В эту минуту раздался голос одного из матросов:

— Здесь, в нашей лодке, есть еще место, у нас может поместиться еще один человек.

В ту же минуту Зигрист положил руку на плечо Лейхтвейса и шепнул что-то на ухо. Разбойник вздрогнул.

— Возможно ли, чтоб они оба еще находились на судне. Ах, я совсем забыл о них. Ты прав, Зигрист, они должны быть спасены во что бы то ни стало.

И Лейхтвейс, отойдя на несколько шагов в сторону, подвел к краю корабля Матиаса Лоренсена и его сына Готлиба, несмотря на их сопротивление. Почти с той минуты, как судно врезалось в камень, старый лоцман и сын его удалились и больше не показывались. Совершенно случайно Зигрист увидел их в окошечко рулевой будки и предупредил об этом Лейхтвейса.

— Матиас Лоренсен, — заговорил глубоко взволнованный разбойник, положив руку на плечо старика, — я уговаривал вас и вашего сына поступить лоцманом на этот корабль, поэтому справедливость требует, чтобы я доставил вам и возможность спастись с него. Так как в лодке остается всего одно место, то вы должны решить, кто из вас займет его: вы или ваш сын, говорите скорей, минуты дороги.

Старый лоцман взял за руку сына и посмотрел на него долгим, грустным взглядом, полным невыразимого горя.

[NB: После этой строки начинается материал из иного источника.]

# songhayeong/aes-fhe

Hardware: AMD Instinct MI355X
Metric: AES-128 blocks/sec (homomorphic full round) at N=2^16, L=30; 1/2/4/8 MI355X (higher is better)
Workload: dtype u64

## Files before the change

aes-fhe_amd/csrc/bconv_cols.h:

```cpp
#pragma once
#include "bconv_mfma.h"
#include "ntt256f.h"

namespace aesfhe {

__device__ __forceinline__ void cols256_stages_store(double (&x)[16], double q, double qi, bool big, const double* tg,
                                                     const double* tws, double* s, u64* out, int b, int cl, int c) {
#pragma unroll
    for (int st = 0; st < 4; st++) {
        const int m = 1 << st, hh = 8 >> st;
        if (big && st == 2) {
#pragma unroll
            for (int a = 0; a < 16; a++) x[a] = fred(x[a], q, qi);
        }
#pragma unroll
        for (int a = 0; a < 16; a++) {
            if (a & hh) continue;
            const int ti = m + (a >> (4 - st));
            ct_f(x[a], x[a + hh], tg[ti], q, qi);
        }
    }
#pragma unroll
    for (int a = 0; a < 16; a++) s[(a * 16 + b) * kPadF + cl] = x[a];
    __syncthreads();
// ... 6 lines not shown
        if (big && (st & 1) == 0) {
#pragma unroll
            for (int bb = 0; bb < 16; bb++) x[bb] = fred(x[bb], q, qi);
        }
#pragma unroll
        for (int bb = 0; bb < 16; bb++) {
            if (bb & hh) continue;
            ct_f(x[bb], x[bb + hh], tws[m + ap * (m >> 4) + (bb >> (8 - st))], q, qi);
        }
    }
#pragma unroll
    for (int bb = 0; bb < 16; bb++) st_d(&out[(ap * 16 + bb) * 256 + c], x[bb]);
}

template <int NSTEP, bool YIN, bool VC = false, int PF = 1, int TT = 4, int LT = 2, int MODE = 0>
__global__ __launch_bounds__(256, TT == 4 ? 2 : 3) void k_bconv_cols(BconvArgs a, Tabs T, int ntile) {
    static_assert(TT == 4 || TT == 2, "4 or 2 targets per workgroup");
    static_assert(LT == 1 || LT == 2, "1 or 2 LDS tiles");
    __shared__ double s[LT][256 * kPadF];
    __shared__ double tws[TT][256];
    const int tid = threadIdx.x, lane = tid & 63, w = tid >> 6, c = lane & 31, h = lane >> 5;
    const int cl = tid & 15, b = tid >> 4;
    const int id = blockIdx.x, x8 = id & 7, j = id >> 3;
    const int tile = j % ntile, u = (j / ntile) * 8 + x8;
    const int bx = u & 15, z = u >> 4, zb = z / a.nc, zc = z - zb * a.nc;
    const int logN = T.logN;
    const u64* src = a.src + (long)zb * a.sbs + (long)zc * a.scs;
    u64* dst = a.dst + (long)zb * a.dbs + (long)zc * a.dcs;
    auto limb_of = [&](int tau) { return tau < a.skip0 ? tau : tau + a.skipn; };
    auto pid_of = [&](int tl) { return tl <= a.tl_l ? tl : a.Lp1 + tl - a.tl_l - 1; };
    const int tau0 = TT * tile;
    const int nlive = min(TT, a.nt - tau0);
#pragma unroll
    for (int m = 0; m < TT; m++)
        if (m < nlive) tws[m][tid] = T.psid[((long)pid_of(limb_of(tau0 + m)) << logN) + tid];
    bc_v4i af[NSTEP];
    {
        const int row = lane & 31, ta = row >> 3, pb = (row & 3) + 4 * ((row >> 2) & 1);
        const int tau = tau0 + ta;
        const bc_v4i* ap =
            (const bc_v4i*)(a.tab + ((long)(ta < TT && tau < a.nt ? pid_of(limb_of(tau)) : 0) * 8 + pb) * kBconvKT + 16 * h);
#pragma unroll
        for (int st = 0; st < NSTEP; st++) af[st] = ap[2 * st];
    }
    const u64* sp[NSTEP][2];
    double sq[NSTEP][2], sf[NSTEP][2];
#pragma unroll
    for (int st = 0; st < NSTEP; st++)
#pragma unroll
        for (int uu = 0; uu < 2; uu++) {
            const int sl = 4 * st + 2 * h + uu;
            const int i = sl < a.ns ? sl : 0;
            sp[st][uu] = src + ((long)i << logN) + bx * 16 + (c & 15);
            if (!YIN) {
                const int pid = i < a.s_nq ? a.s_q0 + i : a.s_p0 + i - a.s_nq;
                sq[st][uu] = (double)a.qall[pid];
                sf[st][uu] = a.sinvf[i];
            }
        }
    double xv[TT][16];
    double eq[TT], eqi[TT], ew32[TT], ef32[TT], ecr[TT];
#pragma unroll
    for (int m = 0; m < TT; m++) {
        const int pid = tau0 + m < a.nt ? pid_of(limb_of(tau0 + m)) : 0;
        const double* pc = a.pc + 4 * pid;
        eq[m] = pc[0], eqi[m] = pc[1], ew32[m] = pc[2], ef32[m] = pc[3], ecr[m] = a.corr[pid];
    }
    double ev[VC ? 4 * NSTEP : 1];
#pragma unroll
    for (int sl = 0; sl < (VC ? 4 * NSTEP : 0); sl++) ev[sl] = a.einv[sl];
    u64 raw[PF + 1][NSTEP][2][2];
    auto load = [&](u64 (&r)[NSTEP][2][2], int ar) {
#pragma unroll
        for (int st = 0; st < NSTEP; st++)
#pragma unroll
            for (int uu = 0; uu < 2; uu++)
#pragma unroll
                for (int g = 0; g < 2; g++) r[st][uu][g] = sp[st][uu][(16 * ar + 4 * w + 2 * g + (c >> 4)) * 256];
    };
#pragma unroll
    for (int p = 0; p < PF; p++) load(raw[p], p);
#pragma unroll
    for (int ar = 0; ar < 16; ar++) {
        if (ar + PF < 16) load(raw[(ar + PF) % (PF + 1)], ar + PF);
        bc_v4i bf[2][NSTEP];
        double ys[2][NSTEP][2];
#pragma unroll
        for (int st = 0; st < NSTEP; st++)
#pragma unroll
            for (int uu = 0; uu < 2; uu++)
#pragma unroll
                for (int g = 0; g < 2; g++) {
                    u64 yb = PF ? raw[ar % (PF + 1)][st][uu][g] : sp[st][uu][(16 * ar + 4 * w + 2 * g + (c >> 4)) * 256];
                    if (!YIN) {
                        const double q = sq[st][uu], f = sf[st][uu];
                        double y = fmul_rem(u2d(yb), tw_w(f, q), f, q);
                        y = y < 0.0 ? y + q : y;
                        yb = (u64)__double_as_longlong(y + 4503599627370496.0) & 0xFFFFFFFFFFFFFULL;
                    }
                    if (VC) ys[g][st][uu] = u2d(yb);
                    bf[g][st][2 * uu] = (int)(unsigned)yb ^ (int)0x80808080;
                    bf[g][st][2 * uu + 1] = (int)(unsigned)(yb >> 32) ^ (int)0x80808080;
                }
        if constexpr (VC) {
            double yl[NSTEP][2][2];
#pragma unroll
            for (int st = 0; st < NSTEP; st++)
#pragma unroll
                for (int uu = 0; uu < 2; uu++) swap_halves(ys[0][st][uu], ys[1][st][uu], yl[st][uu][0], yl[st][uu][1]);
            double sum = 0.0;
#pragma unroll
            for (int st = 0; st < NSTEP; st++)
#pragma unroll
                for (int hh = 0; hh < 2; hh++)
#pragma unroll
                    for (int uu = 0; uu < 2; uu++) {
                        const int sl = 4 * st + 2 * hh + uu;
                        sum = sum + yl[st][uu][hh] * ev[sl];
                    }
            const int vown = (int)__builtin_rint(sum);
            const auto pr = __builtin_amdgcn_permlane32_swap((unsigned)vown, (unsigned)vown, false, false);
            const int voth = (int)(h ? pr[0] : pr[1]);
#pragma unroll
            for (int st = 0; st < NSTEP; st++)
#pragma unroll
                for (int uu = 0; uu < 2; uu++)
                    if (4 * st + 2 * h + uu == a.ns) {
#pragma unroll
                        for (int g = 0; g < 2; g++) {
                            bf[g][st][2 * uu] = ((g == h ? vown : voth) & 0xff) ^ (int)0x80808080;
                            bf[g][st][2 * uu + 1] = (int)0x80808080;
                        }
                    }
        }
        if constexpr (MODE == 2) {
#pragma unroll
            for (int m = 0; m < TT; m++) xv[m][ar] = (double)(bf[0][0][0] & 0xffffff) + (double)(bf[1][NSTEP - 1][3] & 0xff);
            continue;
        }
        bc_v16i acc[2];
#pragma unroll
        for (int g = 0; g < 2; g++) {
            acc[g] = bc_v16i{};
#pragma unroll
            for (int st = 0; st < NSTEP; st++) acc[g] = __builtin_amdgcn_mfma_i32_32x32x32_i8(af[st], bf[g][st], acc[g], 0, 0, 0);
        }
#pragma unroll
        for (int m = 0; m < TT; m++) {
            if (m >= nlive) break;
            double part[2];
#pragma unroll
            for (int g = 0; g < 2; g++) {
                const int p01 = acc[g][4 * m] + acc[g][4 * m + 1] * 256, p23 = acc[g][4 * m + 2] + acc[g][4 * m + 3] * 256;
                part[g] = __builtin_fma((double)p23, 65536.0, (double)p01);
            }
            double lo, hi;
            swap_halves(part[0], part[1], lo, hi);
            xv[m][ar] = fred(lo + fmul_rem(hi, ew32[m], ef32[m], eq[m]) + ecr[m], eq[m], eqi[m]);
        }
    }
    __syncthreads();
    if constexpr (MODE == 1) {
#pragma unroll
        for (int m = 0; m < TT; m++) {
            if (m >= nlive) break;
            u64* o = dst + ((long)limb_of(tau0 + m) << logN);
#pragma unroll
            for (int ar = 0; ar < 16; ar++) st_d(&o[(ar * 16 + b) * 256 + bx * 16 + cl], xv[m][ar]);
        }
        return;
    }
#pragma unroll
    for (int m = 0; m < TT; m++) {
        if (m >= nlive) break;
        if (LT == 1 && m > 0) __syncthreads();
        const int tl = limb_of(tau0 + m), pid = pid_of(tl);
        const double q = (double)T.q[pid], qi = T.qinv[pid];
        cols256_stages_store(xv[m], q, qi, q >= kBigPrime, T.psid + ((long)pid << logN), tws[m], s[m % LT],
                             dst + ((long)tl << logN), b, cl, bx * 16 + cl);
    }
}

}
```

aes-fhe_amd/csrc/bconv_mfma.h:

```cpp
#pragma once
#include "kernels.h"
#include "basis_tables.h"

namespace aesfhe {

typedef int bc_v4i __attribute__((ext_vector_type(4)));
typedef int bc_v16i __attribute__((ext_vector_type(16)));

struct BconvArgs {
    const u64* src;
    long sbs, scs;
    u64* dst;
    long dbs, dcs;
    int nc;
    int ns;
    int s_nq, s_q0, s_p0;
    const double* sinvf;
    const double* einv;
    int nt, skip0, skipn, tl_l, Lp1;
    const int8_t* tab;
    const double* corr;
    const double* pc;
    const u64* qall;
    const double* qinvall;
    int tiles_per_group;
};

__device__ __forceinline__ void swap_halves(double x, double y, double& xo, double& yo) {
    const u64 a = (u64)__double_as_longlong(x), b = (u64)__double_as_longlong(y);
    const auto lo = __builtin_amdgcn_permlane32_swap((unsigned)a, (unsigned)b, false, false);
    const auto hi = __builtin_amdgcn_permlane32_swap((unsigned)(a >> 32), (unsigned)(b >> 32), false, false);
    xo = __longlong_as_double((long long)(((u64)(unsigned)hi[0] << 32) | (unsigned)lo[0]));
    yo = __longlong_as_double((long long)(((u64)(unsigned)hi[1] << 32) | (unsigned)lo[1]));
}

template <int NSTEP, bool VC>
__global__ __launch_bounds__(256, 3) void k_bconv_mfma(BconvArgs a, int logN) {
    const int lane = threadIdx.x & 63, w = threadIdx.x >> 6;
    const int c = lane & 31, h = lane >> 5;
    const int z = blockIdx.z, zb = z / a.nc, zc = z - zb * a.nc;
    const long kb = (long)blockIdx.x * 256 + w * 64;
    const u64* src = a.src + (long)zb * a.sbs + (long)zc * a.scs;
    bc_v4i bf[2][NSTEP];
    double ys[2][2 * NSTEP];
#pragma unroll
    for (int s = 0; s < NSTEP; s++) {
#pragma unroll
        for (int u = 0; u < 2; u++) {
            const int sl = 4 * s + 2 * h + u;
            const bool live = sl < a.ns;
            const int i = live ? sl : 0;
            const int pid = i < a.s_nq ? a.s_q0 + i : a.s_p0 + i - a.s_nq;
            const double q = (double)a.qall[pid];
            const double f = a.sinvf[i], wv = tw_w(f, q);
            const u64* sp = src + ((long)i << logN) + kb + c;
#pragma unroll
            for (int g = 0; g < 2; g++) {
                double y = fmul_rem(u2d(sp[32 * g]), wv, f, q);
                y = y < 0.0 ? y + q : y;
                ys[g][2 * s + u] = live ? y : 0.0;
                const u64 yb = live ? ((u64)__double_as_longlong(y + 4503599627370496.0) & 0xFFFFFFFFFFFFFULL) : 0;
                bf[g][s][2 * u] = (int)(unsigned)yb ^ (int)0x80808080;
                bf[g][s][2 * u + 1] = (int)(unsigned)(yb >> 32) ^ (int)0x80808080;
            }
        }
    }
    if constexpr (VC) {
#pragma unroll
        for (int g = 0; g < 2; g++) {
            double other[2 * NSTEP];
#pragma unroll
// ... 93 lines not shown
```

aes-fhe_amd/csrc/engine.hip:

```cpp
#include <hip/hip_runtime.h>

#include <algorithm>
#include <atomic>
#include <cstdarg>
#include <cstdlib>
#include <cstdio>
#include <cstring>
#include <map>
#include <unordered_map>
#include <memory>
#include <mutex>
#include <string>
#include <vector>

#include "../../include/aesfhe.h"
#include "kernels_ops.h"
#include "ntt256f.h"
#include "ks_fused.h"
#include "bconv_mfma.h"
#include "bconv_cols.h"
#include "basis_tables.h"
#include "bsgs_plan.h"
#include "operands.h"
#include "arena.h"
// ... 399 lines not shown
    o.ptr = v.zero ? nullptr : v.d;
    o.bs = bcast_stride(v.B, v.bs, outB);
    o.ps = v.ps;
    o.np = v.np;
    o.bmask = (v.B > 1 && v.B < outB) ? v.B - 1 : -1;
    return o;
}

static Out out_of(aesfhe_ct* c) {
    Out o;
    o.ptr = c->d;
    o.ps = (long)(c->level + 1) * c->eng->N;
    o.bs = (long)c->np * o.ps;
    return o;
}

static View view_of(const CtPtr& c) { return view_of(c.get()); }
static Out out_of(const CtPtr& c) { return out_of(c.get()); }

static dim3 ew_grid(aesfhe_engine* e, int y, int z) { return dim3(e->N / 256, y, z); }

template <int R1>
static void ntt_fwd_t(aesfhe_engine* e, Span src, Span dst, int total) {
    constexpr int CW = (kTile / R1) < kC2 ? (kTile / R1) : kC2;
    constexpr int RW = (kTile / kC2) < R1 ? (kTile / kC2) : R1;
    Tabs T = e->tabs();
    const double by = 8.0 * e->N * (double)total;
    {
        ProfScope ps(e, FAM_NTT, by, "ntt_generic");
        hipLaunchKernelGGL(k_ntt_fwd_cols<R1>, dim3(kC2 / CW, total), dim3(256), 0, e->stream, src, dst, T);
    }
    {
        ProfScope ps(e, FAM_NTT, by, "ntt_generic");
        hipLaunchKernelGGL(k_ntt_fwd_rows<R1>, dim3(R1 / RW, total), dim3(256), 0, e->stream, dst, T);
    }
}
template <int R1>
static void ntt_inv_t(aesfhe_engine* e, Span src, Span dst, int total) {
    constexpr int CW = (kTile / R1) < kC2 ? (kTile / R1) : kC2;
    constexpr int RW = (kTile / kC2) < R1 ? (kTile / kC2) : R1;
    Tabs T = e->tabs();
    const double by = 8.0 * e->N * (double)total;
    {
        ProfScope ps(e, FAM_NTT, by, "ntt_generic");
        hipLaunchKernelGGL(k_ntt_inv_rows<R1>, dim3(R1 / RW, total), dim3(256), 0, e->stream, src, dst, T);
    }
    {
        ProfScope ps(e, FAM_NTT, by, "ntt_generic");
        hipLaunchKernelGGL(k_ntt_inv_cols<R1>, dim3(kC2 / CW, total), dim3(256), 0, e->stream, dst, T);
    }
}

template <int R>
static void ntt256(aesfhe_engine* e, Span src, Span dst, int total, bool inverse, const double* lf = nullptr) {
    Tabs T = e->tabs();
    const double by = 8.0 * e->N * (double)total;
    {
        ProfScope ps(e, FAM_NTT, by, inverse ? "ntt_inv_rows" : "ntt_fwd_cols");
        if (!inverse) hipLaunchKernelGGL(k_nttf_fwd_cols<R>, dim3(16, total), dim3(256), 0, e->stream, src, dst, T);
        else hipLaunchKernelGGL((k_nttf_inv_rows<R, false>), dim3(R / 16, total), dim3(256), 0, e->stream, src, dst, T, Span{}, (const u64*)nullptr);
    }
    ProfScope ps(e, FAM_NTT, by, inverse ? "ntt_inv_cols" : "ntt_fwd_rows");
    if (!inverse) hipLaunchKernelGGL((k_nttf_fwd_rows_t<false, R>), dim3(R / 16, total), dim3(256), 0, e->stream, dst, T, RowFin{});
    else if (lf) hipLaunchKernelGGL((k_nttf_inv_cols<R, true>), dim3(16, total), dim3(256), 0, e->stream, dst, T, lf);
    else hipLaunchKernelGGL((k_nttf_inv_cols<R, false>), dim3(16, total), dim3(256), 0, e->stream, dst, T, (const double*)nullptr);
}
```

— Ну, Готлиб, дитя мое, — печально проговорил он, — ты слышишь: тебе предоставляется возможность спасти свою молодую жизнь. Обо мне не думай: я старый, седой старик, и жизнь моя уже прожита. К тому же я один виновен в этой катастрофе. Я держал руль и сознательно навел «Колумбус» на Акулову скалу. Поэтому, по справедливости, мое место с теми, кто останется на судне. Но ты, Готлиб, ты молод, вся жизнь перед тобой. Ты не принимал участия в моем проступке — если только можно назвать проступком спасение пятисот жизней. Поэтому прими предложение благородного Лейхтвейса, прыгай в лодку и да хранит тебя Господь.